Nachweises gemäß § 3 Z 8 der COVID-19-Schulverordnung 2021/22 (Corona-Testpass)

2. ein Genesungszertifikat gemäß § 4d Epidemiegesetz 1950 betreffend eine in den letzten 180 Tagen überstandene Infektion mit SARS-CoV-2

3. ein Impfzertifikat gemäß § 4e Epidemiegesetz 1950 betreffend eine mit einem zentral zugelassenen Impfstoff gegen COVID-19 erfolgte

Zweitimpfung, wobei diese nicht länger als 360 Tage zurückliegen darf und zwischen der Erst- und Zweitimpfung mindestens 14 Tage verstrichen sein müssen

Impfung ab dem 22. Tag nach der Impfung bei Impfstoffen, bei denen nur eine Impfung vorgesehen ist, wobei diese nicht länger als 270 Tage zurückliegen darf

Impfung, sofern mindestens 21 Tage vor der Impfung ein positiver molekularbiologischer Test auf SARS-CoV-2 bzw. vor der Impfung ein Nachweis über neutralisierende Antikörper vorlag, wobei die Impfung nicht länger als 360 Tage zurückliegen darf

weitere Impfung, wobei diese nicht länger als 360 Tage zurückliegen darf und zwischen dieser und einer Impfung im Sinne der lit. a, b oder c mindestens 120 Tage verstrichen sein müssen

4. ein Internationaler Impfpass gemäß Art. 36 in Verbindung mit Anlage 6 der Internationalen Gesundheitsvorschriften (2005), BGBl. III Nr. 98/2008 in der Fassung BGBl. III Nr. 182/2016, in dem eine der in Z 3 genannten Impfungen eingetragen ist

5. ein Absonderungsbescheid, wenn dieser für eine in den letzten 180 Tagen vor der vorgesehenen Testung nachweislich mit SARS-CoV-2 infizierte Person ausgestellt wurde, oder

6. ein Nachweis über neutralisierende Antikörper, der nicht älter als 90 Tage sein darf

Bei Personen vom vollendeten 6. Lebensjahr bis zum vollendeten 12. Lebensjahr gilt, dass die Abnahme eines molekularbiologischen Tests auf SARS-CoV-2 (PCR-Test) nicht länger als 72 Stunden zurückliegen darf. Diese Personen können auch ein negatives Testergebnis eines Antigentests auf SARS-CoV-2, dessen Abnahme nicht mehr als 48 Stunden zurückliegen darf, in Form eines

Zertifikates gemäß § 4c Epidemiegesetz 1950

Nachweises einer befugten Stelle oder

Nachweises gemäß § 3 Z 8 der COVID-19-Schulverordnung 2021/22 (Corona-Testpass)

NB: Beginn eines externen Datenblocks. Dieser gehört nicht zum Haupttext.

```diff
                             int* imp = (!last_round && spectral_ok && fuse_spec_norm) ? &im_parts : nullptr;
+                            Slot& in_a = swapped ? stack[y] : stack[x];
+                            bool skip_im = lazy_im && round_carries && imp && !safe_select && cull_pct > 0 && !in_a.spectral &&
+                                           in_a.rows_id >= 0;
                             if (f2s_pair && g.batch == 1 && g.fold == 1 && (size_t)g.Cb * g.R <= f2s_pair_max_bins &&
                                 !stack[x].spectral && !stack[y].spectral &&
                                 stack[x].rows_id >= 0 && stack[y].rows_id >= 0) {
                                 const bool xa = !swapped;
                                 F2SSecond sec{rowspec_[stack[y].rows_id].p, !xa, (float)(1.0 / (double)(float)stack[y].norm)};
                                 if ((rc = run_f2s(g, xa, (float)(1.0 / (double)(float)stack[x].norm), d.cutoff_pct > 0,
-                                                  rowspec_[stack[x].rows_id].p, imp, &sec))) return rc;
+                                                  rowspec_[stack[x].rows_id].p, imp, &sec, &skip_im))) return rc;
                             } else
                             for (int side = 0; side < 2; ++side) {
-                                const Slot& in = side == 0 ? stack[x] : stack[y];
+                                Slot& in = side == 0 ? stack[x] : stack[y];
                                 const bool role_a = (side == 0) != swapped;
                                 int* ip = role_a ? imp : nullptr;
                                 if (in.spectral) {
+                                    if (role_a && (rc = regenerate_im(g, in))) return rc;
                                     run_spec_rescale(g, (const float*)pool_[in.re_id].p, (const float*)pool_[in.im_id].p, in.thr,
                                                      (float)in.spec_scale, role_a, d.cutoff_pct > 0, ip);
                                 } else if (in.rows_id >= 0) {
                                     if ((rc = run_f2s(g, role_a, (float)(1.0 / (double)(float)in.norm), d.cutoff_pct > 0,
-                                                      rowspec_[in.rows_id].p, ip))) return rc;
+                                                      rowspec_[in.rows_id].p, ip, nullptr, role_a ? &skip_im : nullptr))) return rc;
                                 } else {
                                     if ((rc = run_f1_rowpairs(g, in.sig))) return rc;
                                     if ((rc = run_f2s(g, role_a, (float)(1.0 / (double)(float)in.norm), d.cutoff_pct > 0, nullptr, ip))) return rc;
                                 }
                             }
+                            if (skip_im) { lazy_rows = in_a.rows_id; lazy_scale = (float)(1.0 / (double)(float)in_a.norm); }
                         }
                         bool have_cull;
                         int sel_parts = 0;
@@ -2050,6 +2076,7 @@
                         if (!last_round && spectral_ok) {
                             double sre, sim;
                             if (fused_norm && sel_parts > 0) run_spec_norm_fused(sel_parts, im_parts, sre, sim);
+                            else if (lazy_rows >= 0) return fail(SMHIP_ERR_ARG, "internal: the Parseval pass needs an Im plane that was not stored");
                             else run_spec_norm(g, plane(g, P_RER), plane(g, P_IMA), have_cull ? d_thr(1) : nullptr, sre, sim);
                             read_blend_info(&info, d.cutoff_pct > 0, have_cull, true, true);
                             const double ssum = (sre + sim) / ((double)R * (double)C);
@@ -2057,6 +2084,8 @@
                             spec_slot = Slot();
                             spec_slot.spectral = true;
                             spec_slot.re_id = pidx_[P_RER]; spec_slot.im_id = pidx_[P_IMA];
+                            spec_slot.im_rows_id = lazy_rows; spec_slot.im_scale = lazy_scale;
+                            if (lazy_rows >= 0) ++lazy_im_skipped_;
                             spec_slot.thr = have_cull ? mail_->thr[1] : 0.f;
                             const double nrm_exact = target_norm * std::sqrt(ssum);
                             const double bias = ref_norms ? aten_gauss_norm_ratio((double)n, nrm_exact / std::sqrt((double)n)) : 1.0;
```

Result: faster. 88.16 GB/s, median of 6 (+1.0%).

vorweisen. Ein Corona-Testpass gilt in der Woche, in der alle gemäß der COVID-19-Schulverordnung 2021/2022 vorgesehenen Testungen pro Unterrichtswoche eingetragen sind, auch am Freitag, Samstag und Sonntag dieser Woche als Nachweis gemäß der geringen epidemiologischen Gefahr.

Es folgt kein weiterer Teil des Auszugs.